Another way to look at styles of setting is what one needs to prepare for each session. Any setting requires reading beforehand, but the amount of reading is usually least with the "sandbox" setting and most with the "supportive", to coin a term.

Session preparation has a lot to do with how well you know the setting IME. Once you've internalised it and got the feel of it, it's not too hard to work out what you'll need, and it doesn't make much difference if it was a sandbox or a supportive setting.

The point of the supportive setting, looked at this way, is that it's easier to internalise it, although not necessarily less time-consuming; the drawback is that the detail is rich along the characters' anticipated path through the setting, but gets sparse quite quickly once the party leaves that path.

Having worked out what you need is a different matter from having the material ready. That may need quite a lot of work, especially if characters need to be designed and equipped. The only superhero campaign I've ever played had a lot of fully-designed NPCs, because Hero System supers have to be designed in full detail or close to it before they can fight. Other systems aren't so demanding, and supportive settings may provide stock NPCs as well as major figures.

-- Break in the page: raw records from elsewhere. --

template <int N_TILE, int KPL, int PW, bool X3, bool A_SMEM>
static int launch_ds(const CUtensorMap& m0, const CUtensorMap& m1, const CUtensorMap& mw, const CUtensorMap& mwl, DsParams p,
                     int B, cudaStream_t st) {
  using L = DsCfg<N_TILE, KPL, PW, X3>;
  auto kern = dsconv_fused_kernel<N_TILE, KPL, PW, X3, A_SMEM>;
  static std::atomic<uint64_t> attr_mask{0};
  if (first_use_on_device(attr_mask)) {
    cudaError_t e = cudaFuncSetAttribute(kern, cudaFuncAttributeMaxDynamicSharedMemorySize, L::TOTAL);
    if (e != cudaSuccess) return fail(SMAAT_E_CUDA, "dsconv: smem attribute (%d B): %s", L::TOTAL, cudaGetErrorString(e));
  }
  p.tiles_x = ceil_div(p.W, PW);
  p.tiles_y = ceil_div(p.H, L::PH);
  p.npass = ceil_div(p.Cout, N_TILE);
  const int64_t total = (int64_t)B * p.tiles_x * p.tiles_y * p.npass;
  SMAAT_REQUIRE(total < (1ll << 31), "dsconv: too many tiles");
  p.total_tiles = (int)total;
  p.nchunks = ceil_div(p.C0 + p.C1, L::CC);
  const int grid = p.total_tiles < num_sms() ? p.total_tiles : num_sms();
  kern<<<grid, L::THREADS, L::TOTAL, st>>>(m0, m1, mw, mwl, p);
  SMAAT_LAUNCH_CHECK("smaat_dsconv_fwd");
  return SMAAT_OK;
}

static int pick_pw(int H, int W) {
  double best = 1e9;
  int pw = 0;
  const int cand[2] = {32, 16};
  for (int i = 0; i < 2; ++i) {
    const int c = cand[i], ph = TC_BM / c;
    const double waste = ((double)ceil_div(W, c) * c / W) * ((double)ceil_div(H, ph) * ph / H);
    if (waste < best - 1e-9) {
      best = waste;
      pw = c;
    }
  }
  return best <= 1.35 ? pw : 0;
}

static bool ds_eligible(const float* x0, int C0, int64_t bs0, const float* x1, int C1, int64_t bs1, const float* pw_w,
                        const float* pw_w_lo, int H, int W, int k, int Cout, bool stats, bool outconv) {
  if (k != 1 && k != 2) return false;
  if (Cout < 8 || Cout > 512 || (Cout > 128 && (Cout % 128 != 0 || stats || outconv))) return false;
  if (W % 4 != 0 || !aligned16(x0) || bs0 % 4 != 0) return false;
  if (C1 > 0 && (!aligned16(x1) || bs1 % 4 != 0 || C0 % (TC_BK / k) != 0)) return false;
  const int K = k * (C0 + C1);
  if (K % 4 != 0 || !aligned16(pw_w) || (pw_w_lo && !aligned16(pw_w_lo))) return false;
  return pick_pw(H, W) != 0;
}

static std::atomic<int> g_ds_impl{-1};
static int ds_impl() {
  int v = g_ds_impl.load(std::memory_order_relaxed);
  if (v < 0) {
    const char* e = getenv("SMAAT_DS_IMPL");
    v = e ? atoi(e) : 0;
    if (v < 0 || v > 2) v = 0;
    g_ds_impl.store(v, std::memory_order_relaxed);
  }
  return v;
}

}

using namespace smaat;

extern "C" int smaat_set_dsconv_impl(int impl) {
  SMAAT_REQUIRE(impl >= 0 && impl <= 2, "set_dsconv_impl: 0 = auto, 1 = A operand from shared memory, 2 = A operand from registers");
  g_ds_impl.store(impl, std::memory_order_relaxed);
  return SMAAT_OK;
}

extern "C" int smaat_dsconv_eligible2(const float* x0, int C0, int64_t x0_bstride, const float* x1, int C1, int64_t x1_bstride,
                                      const float* pw_w, int H, int W, int k, int Cout, int with_stats) {
  return ds_eligible(x0, C0, x0_bstride, x1, C1, x1_bstride, pw_w, nullptr, H, W, k, Cout, with_stats != 0, false) ? 1 : 0;
}

extern "C" int smaat_dsconv_eligible(const float* x0, int C0, int64_t x0_bstride, const float* x1, int C1, int64_t x1_bstride,
                                     const float* pw_w, int H, int W, int k, int Cout) {
  return smaat_dsconv_eligible2(x0, C0, x0_bstride, x1, C1, x1_bstride, pw_w, H, W, k, Cout, 0);
}

static int dsconv_run(const float* x0, int C0, int64_t x0_bstride, const float* x1, int C1, int64_t x1_bstride, const float* dw_w,
                      const float* dw_b, const float* pw_w, const float* pw_w_lo, const float* scale, const float* shift, float* y,
                      int64_t y_bstride, double* stats, const float* oc_w, const float* oc_b, float* oc_y, int B, int H, int W,
                      int k, int Cout, int relu, int mode, void* stream) {
  SMAAT_REQUIRE(x0 && dw_w && pw_w && (y || oc_y), "dsconv: null pointer");
  SMAAT_REQUIRE(B > 0 && C0 > 0 && C1 >= 0 && H > 0 && W > 0 && Cout > 0, "dsconv: bad shape");
  SMAAT_REQUIRE(C1 == 0 || x1, "dsconv: C1=%d but x1 is null", C1);
  SMAAT_REQUIRE(mode == SMAAT_PW_TF32 || mode == SMAAT_PW_TF32X3, "dsconv: mode must be SMAAT_PW_TF32 or SMAAT_PW_TF32X3");
  SMAAT_REQUIRE(mode != SMAAT_PW_TF32X3 || pw_w_lo, "dsconv: TF32X3 needs pw_w_lo (see smaat_split_tf32)");
  SMAAT_REQUIRE(oc_y || y_bstride >= (int64_t)Cout * H * W, "dsconv: y batch stride too small");
  SMAAT_REQUIRE(!oc_y || (oc_w && !stats), "dsconv+outconv: needs the OutConv weight and no batch statistics");
  if (!ds_eligible(x0, C0, x0_bstride, x1, C1, x1_bstride, pw_w, pw_w_lo, H, W, k, Cout, stats != nullptr, oc_y != nullptr))
    return fail(SMAAT_E_UNSUPPORTED, "dsconv: shape not taken by the fused kernel (k=%d Cout=%d H=%d W=%d); use dw3x3 + pw1x1", k,
                Cout, H, W);
  cudaStream_t st = (cudaStream_t)stream;
  const int pw = pick_pw(H, W);
  const int ph = TC_BM / pw;
  const int n_tile = Cout > 64 ? 128 : 64;
  const int cc = TC_BK / k;
  const bool x3 = mode == SMAAT_PW_TF32X3;
  const bool a_smem = ds_impl() == 1;
  const int K = k * (C0 + C1);

  CUtensorMap m0, m1, mw, mwl;
  const uint32_t box[4] = {(uint32_t)(pw + 8), (uint32_t)(ph + 2), (uint32_t)cc, 1u};
  {
    const uint64_t dims[4] = {(uint64_t)W, (uint64_t)H, (uint64_t)C0, (uint64_t)B};
    const uint64_t str[4] = {0, (uint64_t)W * 4, (uint64_t)H * W * 4, (uint64_t)x0_bstride * 4};
    int r = make_tmap_f32(&m0, x0, 4, dims, str, box, CU_TENSOR_MAP_SWIZZLE_NONE, "dsconv(x0)");
    if (r) return r;
    m1 = m0;
  }
  if (C1 > 0) {
    const uint64_t dims[4] = {(uint64_t)W, (uint64_t)H, (uint64_t)C1, (uint64_t)B};
    const uint64_t str[4] = {0, (uint64_t)W * 4, (uint64_t)H * W * 4, (uint64_t)x1_bstride * 4};
    int r = make_tmap_f32(&m1, x1, 4, dims, str, box, CU_TENSOR_MAP_SWIZZLE_NONE, "dsconv(x1)");
    if (r) return r;
  }
  {
    const uint64_t dims[2] = {(uint64_t)K, (uint64_t)Cout};
    const uint64_t str[2] = {0, (uint64_t)K * 4};
    const uint32_t wbox[2] = {(uint32_t)TC_BK, (uint32_t)n_tile};
    int r = make_tmap_f32(&mw, pw_w, 2, dims, str, wbox, CU_TENSOR_MAP_SWIZZLE_128B, "dsconv(w)");
    if (r) return r;
    mwl = mw;
    if (x3) {
      r = make_tmap_f32(&mwl, pw_w_lo, 2, dims, str, wbox, CU_TENSOR_MAP_SWIZZLE_128B, "dsconv(w_lo)");
      if (r) return r;
    }
  }
  DsParams p;
  p.dw_w = dw_w; p.dw_b = dw_b; p.scale = scale; p.shift = shift; p.y = y; p.y_bstride = y_bstride; p.stats = stats;
  p.oc_w = oc_w; p.oc_b = oc_b; p.oc_y = oc_y;
  p.C0 = C0; p.C1 = C1; p.H = H; p.W = W; p.Cout = Cout; p.relu = relu; p.K = K;
  p.tiles_x = p.tiles_y = p.npass = p.total_tiles = p.nchunks = 0;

This is especially valuable to the brand-new GM who isn't confident about designing a variety of characters.

Something we really ought to tell new GMs when they show up on these forums is that it's OK to occasionally say "Time out for five minutes while I figure out what happens because you did that" or "Could you go the way you were looking at last session, because I have that all prepped, and wasn't ready for this sudden change of plan." Insecurity about these things has probably caused a lot of RPG disasters.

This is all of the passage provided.